■ Action item ■
Could you filter the listing for lines with the word "nullptr" and return them?

■ Data to use ■
template <int H>
__global__ __launch_bounds__(H, 4) void gcl_edge_fused_bwd4_kernel(const FabindEdgeBwdArgs p, const int xf) {
    constexpr int BM = FE_BM, MI = BM / 16;
    constexpr int NW = H / 64;
    constexpr int CH = H / 8;
    constexpr int EPW = 64 / CH;
    constexpr int EPI = NW * EPW;
    constexpr int NIT = BM / EPI;
    constexpr int SWZ = (H >= 128) ? 15 : 7;
    static_assert(BM <= H, "one thread per table row");
    extern __shared__ __attribute__((aligned(16))) unsigned char smem[];
    bf16_t* sX = (bf16_t*)smem;
    int* sTab = (int*)(sX + BM * H);
    float* sPart = (float*)(sTab + 8 * BM);
    const int tid = threadIdx.x, lane = tid & 63, wave = tid >> 6;
    const int fr = lane & 15, cq = lane >> 4;
    const int sub = lane / CH, ch = lane % CH;
    const int n_tiles = (p.E + BM - 1) / BM;
    int t_first, t_end, t_step;
    if (p.xcd_aware && (gridDim.x & 7) == 0) {
        const int tpx = (n_tiles + 7) / 8, xcd = blockIdx.x & 7;
        t_first = xcd * tpx + (int)(blockIdx.x >> 3);
        t_end = min(n_tiles, (xcd + 1) * tpx);
        t_step = (int)(gridDim.x >> 3);
    } else {
        t_first = blockIdx.x; t_end = n_tiles; t_step = gridDim.x;
    }
    for (int k = 0; k < 4; ++k) sPart[k * H + tid] = 0.f;
    const unsigned uld = (unsigned)p.ldab;
    const __amdgpu_buffer_rsrc_t rs_ab = fe_rsrc(const_cast<void*>(p.AB), 0xffffffffu);
    const __amdgpu_buffer_rsrc_t rs_dagg = fe_rsrc(const_cast<float*>(p.dagg), 0xffffffffu);
    const bf16_t* __restrict__ d2f = (const bf16_t*)p.d2f;
    const bf16_t* __restrict__ z3f = (const bf16_t*)p.z3f;
    const int cx = (wave * 8 + (cq >> 1)) ^ (fr & SWZ);
    const int lbase = fr * H + (cq & 1) * 4;
#define FE_OPAQUE(v_) asm volatile("" : "+v"(v_))
#define FE_QOFF(i, j) (lb_ + (i) * 16 * H + ((cx_ ^ ((j) * 2)) * 8))
#define FE_FOFF(i, j) (fbase + (size_t)((i) * 4 + (j)) * 256)
    const int fcol = wave * 64 + cq * 4;

    int tb_r = -1, tb_c = 0;
    float tb_d = 0.f, tb_h = 0.f;
    auto fetch_tables = [&](int tile) {
        const int e0 = tile * BM;
        const int ne = min(BM, p.E - e0);
        if (tid < BM) {
            const bool ok = tid < ne;
            const unsigned ge = (unsigned)(e0 + (ok ? tid : 0));
            const int r = p.row[ge], c = p.col[ge];
            const float d = p.ds[ge], h = p.rhohat[ge];
            tb_r = ok ? r : -1; tb_c = ok ? c : 0; tb_d = ok ? d : 0.f; tb_h = ok ? h : 0.f;
        }
    };
    auto commit_tables = [&](int hb) {
        int* tb = sTab + hb * 4 * BM;
        if (tid < BM) {
            tb[tid] = tb_r;
            tb[BM + tid] = tb_c;
            ((float*)tb)[2 * BM + tid] = tb_d;
            ((float*)tb)[3 * BM + tid] = tb_h;
        }
    };
    if (t_first < t_end) { fetch_tables(t_first); commit_tables(0); }
    __syncthreads();
    int hb = 0;

    for (int tile = t_first; tile < t_end; tile += t_step, hb ^= 1) {
        const int e0 = tile * BM;
        const int ne = min(BM, p.E - e0);
        const int* sRow = sTab + hb * 4 * BM;
        const int* sCol = sRow + BM;
        const float* sDs = (const float*)(sRow + 2 * BM);
        const float* sRh = (const float*)(sRow + 3 * BM);
        int lz = 0;
        asm volatile("" : "+s"(lz));
        const float* w_r = p.w_r + lz;
        const float* w3 = p.w3 + lz;
        const bf16_t* W2Tp = (const bf16_t*)p.W2Tp + lz;
        const bf16_t* WcTp = (const bf16_t*)p.WcTp + lz;
        int ln_ = lane;
        FE_OPAQUE(ln_);
        const size_t fbase = (((size_t)tile * NW + wave) * (MI * 4) * 64 + ln_) * 4;
        auto copy_out = [&](void* dst) {
            const __amdgpu_buffer_rsrc_t rs = fe_rsrc((bf16_t*)dst + (size_t)e0 * H, (unsigned)ne * H * 2);
            int t_ = tid;
            FE_OPAQUE(t_);
#pragma unroll
            for (int it = 0; it < BM * CH / H; ++it) {
                const int q = t_ + it * H;
                const int rw = q / CH, c8 = q % CH;
                const uint4 v = *(const uint4*)&sX[rw * H + ((c8 ^ (rw & SWZ)) * 8)];
                __builtin_amdgcn_raw_buffer_store_b128(fe_u32x4_t{v.x, v.y, v.z, v.w}, rs, (int)((rw * H + c8 * 8) * 2), 0,  2);
            }
        };

        {
            int cx_ = cx, lb_ = lbase;
            FE_OPAQUE(cx_); FE_OPAQUE(lb_);
            uint2 zq[4][MI];
#pragma unroll
            for (int j = 0; j < 4; ++j)
#pragma unroll
                for (int i = 0; i < MI; ++i) zq[j][i] = fe4_ldq(&z3f[FE_FOFF(i, j)]);
            float dsr[MI];
#pragma unroll
            for (int i = 0; i < MI; ++i) dsr[i] = sDs[i * 16 + fr];
            float4 wq4[4];
#pragma unroll
            for (int j = 0; j < 4; ++j) wq4[j] = *(const float4*)(w3 + fcol + j * 16);
#pragma unroll
            for (int j = 0; j < 4; ++j) {
                const fe_f2 w01 = fe_f2{wq4[j].x, wq4[j].y}, w23 = fe_f2{wq4[j].z, wq4[j].w};
                fe_f2 a3a = fe_f2{0.f, 0.f}, a3b = a3a, aca = a3a, acb = a3a;
#pragma unroll
                for (int i = 0; i < MI; ++i) {
                    fe_f2 m01, d01, m23, d23;
                    fe3_silu_pair(fe3_unpack(zq[j][i].x), m01, d01);
                    fe3_silu_pair(fe3_unpack(zq[j][i].y), m23, d23);
                    const fe_f2 t01 = (w01 * dsr[i]) * d01, t23 = (w23 * dsr[i]) * d23;
                    a3a += m01 * dsr[i]; a3b += m23 * dsr[i];
                    aca += t01; acb += t23;
                    *(uint2*)&sX[FE_QOFF(i, j)] = make_uint2(fe3_pack(t01), fe3_pack(t23));
                }
                float a3[4] = {a3a.x, a3a.y, a3b.x, a3b.y}, ac[4] = {aca.x, aca.y, acb.x, acb.y};
#pragma unroll
                for (int r = 0; r < 4; ++r) { a3[r] = fe3_row16_sum(a3[r]); ac[r] = fe3_row16_sum(ac[r]); }
                if (fr < 4) {
                    const float va = fr == 0 ? a3[0] : fr == 1 ? a3[1] : fr == 2 ? a3[2] : a3[3];
                    const float vc = fr == 0 ? ac[0] : fr == 1 ? ac[1] : fr == 2 ? ac[2] : ac[3];
                    sPart[2 * H + fcol + j * 16 + fr] += va;
                    sPart[1 * H + fcol + j * 16 + fr] += vc;
                }
                __builtin_amdgcn_sched_barrier(0);
            }
        }
        __syncthreads();

        if (!(xf & 1)) copy_out(p.dT);
        f32x4_t acc[MI][4];
        fe_zero(acc);
        if (!(xf & 8)) fe_gemm_rolled<H, MI, true, SWZ>(sX, WcTp, wave, lane, acc);
        __syncthreads();

        {
            int cx_ = cx, lb_ = lbase;
            FE_OPAQUE(cx_); FE_OPAQUE(lb_);
            float4 dg[FE4_E3_DB ? 2 : 1][MI];
            uint2 dq[FE4_E3_DB ? 2 : 1][MI];
            unsigned dgo[MI];
            float dgk[MI];
#pragma unroll
            for (int i = 0; i < MI; ++i) {
                const int rr = sRow[i * 16 + fr];
                dgk[i] = rr >= 0 ? 1.f : 0.f;
                dgo[i] = ((unsigned)max(rr, 0) * (unsigned)p.lddagg + fcol) * 4;
            }
            auto fetch_block = [&](int j, int slot) {
#pragma unroll
                for (int i = 0; i < MI; ++i) {
                    const uint4 v = fe3_bload16(rs_dagg, dgo[i], (unsigned)(j * 64));
                    dg[slot][i] = make_float4(__uint_as_float(v.x), __uint_as_float(v.y), __uint_as_float(v.z), __uint_as_float(v.w));
                    dq[slot][i] = fe4_ldq(&d2f[FE_FOFF(i, j)]);
                }
            };
            if (FE4_E3_DB) fetch_block(0, 0);
#pragma unroll
            for (int j = 0; j < 4; ++j) {
                if (FE4_E3_DB) { if (j < 3) fetch_block(j + 1, (j + 1) & 1); } else fetch_block(j, 0);
                fe_f2 a2a = fe_f2{0.f, 0.f}, a2b = a2a;
#pragma unroll
                for (int i = 0; i < MI; ++i) {
                    const float4 g4 = dg[FE4_E3_DB ? (j & 1) : 0][i];
                    const uint2 dd = dq[FE4_E3_DB ? (j & 1) : 0][i];
                    const fe_f2 p01 = (fe_f2{acc[i][j][0], acc[i][j][1]} + fe_f2{g4.x, g4.y} * dgk[i]) * fe3_unpack(dd.x);
                    const fe_f2 p23 = (fe_f2{acc[i][j][2], acc[i][j][3]} + fe_f2{g4.z, g4.w} * dgk[i]) * fe3_unpack(dd.y);
                    a2a += p01; a2b += p23;
                    *(uint2*)&sX[FE_QOFF(i, j)] = make_uint2(fe3_pack(p01), fe3_pack(p23));
                }
                float a2[4] = {a2a.x, a2a.y, a2b.x, a2b.y};
#pragma unroll
                for (int r = 0; r < 4; ++r) a2[r] = fe3_row16_sum(a2[r]);
                if (fr < 4) sPart[fcol + j * 16 + fr] += fr == 0 ? a2[0] : fr == 1 ? a2[1] : fr == 2 ? a2[2] : a2[3];
                __builtin_amdgcn_sched_barrier(0);
            }
        }
        __syncthreads();

        if (!(xf & 1)) copy_out(p.dP2);
        fe_zero(acc);
        if (!(xf & 8)) fe_gemm_rolled<H, MI, true, SWZ>(sX, W2Tp, wave, lane, acc);
        __syncthreads();
        {
            int cx_ = cx, lb_ = lbase;
            FE_OPAQUE(cx_); FE_OPAQUE(lb_);
#pragma unroll
            for (int j = 0; j < 4; ++j)
#pragma unroll
                for (int i = 0; i < MI; ++i)
                    *(uint2*)&sX[FE_QOFF(i, j)] = make_uint2(pack2_bf16(acc[i][j][0], acc[i][j][1]), pack2_bf16(acc[i][j][2], acc[i][j][3]));
        }
        __syncthreads();

        const bool has_next = tile + t_step < t_end;
        {
            int ch_ = ch, es_ = wave * EPW + sub;
            FE_OPAQUE(ch_); FE_OPAQUE(es_);
#define ch ch_
            fe_f2 wv2[4];
            {
                const float4 w0 = *(const float4*)(w_r + ch * 8), w1 = *(const float4*)(w_r + ch * 8 + 4);
                wv2[0] = fe_f2{w0.x, w0.y}; wv2[1] = fe_f2{w0.z, w0.w}; wv2[2] = fe_f2{w1.x, w1.y}; wv2[3] = fe_f2{w1.z, w1.w};
            }
            const __amdgpu_buffer_rsrc_t rs_s1 = fe_rsrc((bf16_t*)p.S1 + (size_t)e0 * H, (unsigned)ne * H * 2);
            const __amdgpu_buffer_rsrc_t rs_p1 = fe_rsrc((bf16_t*)p.dP1 + (size_t)e0 * H, (unsigned)ne * H * 2);
            constexpr int PB = (NIT % FE4_P5_BATCH == 0) ? FE4_P5_BATCH : NIT;
#pragma unroll
            for (int u0 = 0; u0 < NIT; u0 += PB) {
            uint4 ga[PB], gb[PB];
#pragma unroll
            for (int v = 0; v < PB; ++v) {
                const int e = (u0 + v) * EPI + es_;
                const unsigned r = (unsigned)max(sRow[e], 0), c = (unsigned)sCol[e];
                ga[v] = fe3_bload16(rs_ab, (r * uld + ch * 8) * 2, 0);
                gb[v] = fe3_bload16(rs_ab, (c * uld + H + ch * 8) * 2, 0);
            }
#pragma unroll
            for (int v = 0; v < PB; ++v) {
                const int u = v;
                const int e = (u0 + v) * EPI + es_;
                const float rh = sRh[e];
                uint4* sp = (uint4*)&sX[e * H + ((ch ^ (e & SWZ)) * 8)];
                const uint4 gs = *sp;
                const uint32_t ua[4] = {ga[u].x, ga[u].y, ga[u].z, ga[u].w}, ub[4] = {gb[u].x, gb[u].y, gb[u].z, gb[u].w};
                const uint32_t ug[4] = {gs.x, gs.y, gs.z, gs.w};
                uint32_t po[4], pg[4];
                fe_f2 dot2 = fe_f2{0.f, 0.f};
#pragma unroll
                for (int k = 0; k < 4; ++k) {
                    const fe_f2 z = fe3_unpack(ua[k]) + fe3_unpack(ub[k]) + wv2[k] * rh;
                    fe_f2 m, d;
                    fe3_silu_pair(z, m, d);
                    const fe_f2 g = fe3_unpack(ug[k]) * d;
                    dot2 += g * wv2[k];
                    po[k] = fe3_pack(m);
                    pg[k] = fe3_pack(g);
                }
                *sp = make_uint4(pg[0], pg[1], pg[2], pg[3]);
                const unsigned goff = (unsigned)(e * H + ch * 8) * 2;
                if (!(xf & 2)) {
                    __builtin_amdgcn_raw_buffer_store_b128(fe_u32x4_t{po[0], po[1], po[2], po[3]}, rs_s1, (int)goff, 0,  2);
                    __builtin_amdgcn_raw_buffer_store_b128(fe_u32x4_t{pg[0], pg[1], pg[2], pg[3]}, rs_p1, (int)goff, 0,  2);
                }
                float dot = dot2.x + dot2.y;
                if constexpr (CH >= 16) {
                    dot = fe3_row16_sum(dot);
#pragma unroll
                    for (int o = 16; o < CH; o <<= 1) dot += __shfl_xor(dot, o, 64);
                } else {
#pragma unroll
                    for (int o = 1; o < CH; o <<= 1) dot += __shfl_xor(dot, o, 64);
                }
                if (ch == 0 && e < ne) (p.drh + e0)[(unsigned)e] = dot;
            }
            }
#undef ch
        }
        __syncthreads();

        if (has_next) fetch_tables(tile + t_step);
        if (!(xf & 4)) {
            const bool head_cont = e0 > 0 && p.row[e0 - 1] == sRow[0];
            const bool tail_cont = e0 + ne < p.E && p.row[e0 + ne] == sRow[ne - 1];
#if FE4_SCAN64
            sPart[3 * H + tid] += fe_scan_runs64<H, true, SWZ>(sX, sRow, sRh, ne, head_cont, tail_cont, p.dAB16 ? nullptr : p.dABrow, (unsigned)p.lddab,
                                                              p.bnd + (size_t)tile * 2 * H, tid, (bf16_t*)p.dAB16, (unsigned)p.lddab16);
#else
            sPart[3 * H + tid] += fe_scan_rows<H, true, BM, SWZ>(sX, sRow, sRh, ne, head_cont, tail_cont, p.dAB16 ? nullptr : p.dABrow, (unsigned)p.lddab,
                                                                p.bnd + (size_t)tile * 2 * H, tid, (bf16_t*)p.dAB16, (unsigned)p.lddab16);
#endif
        }
        if (has_next) commit_tables(hb ^ 1);
        __syncthreads();
    }
    __syncthreads();
    float* part = p.part + (size_t)blockIdx.x * 4 * H;
    for (int k = 0; k < 4; ++k) part[k * H + tid] = sPart[k * H + tid];
#undef FE_QOFF
#undef FE_FOFF
#undef FE_OPAQUE
}

static int g_fe_bwd4_exp = 0;
extern "C" void fabind_gcl_edge_fused_bwd4_set_exp(int m) { g_fe_bwd4_exp = m; }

■ The answer ■
            sPart[3 * H + tid] += fe_scan_runs64<H, true, SWZ>(sX, sRow, sRh, ne, head_cont, tail_cont, p.dAB16 ? nullptr : p.dABrow, (unsigned)p.lddab,
            sPart[3 * H + tid] += fe_scan_rows<H, true, BM, SWZ>(sX, sRow, sRh, ne, head_cont, tail_cont, p.dAB16 ? nullptr : p.dABrow, (unsigned)p.lddab,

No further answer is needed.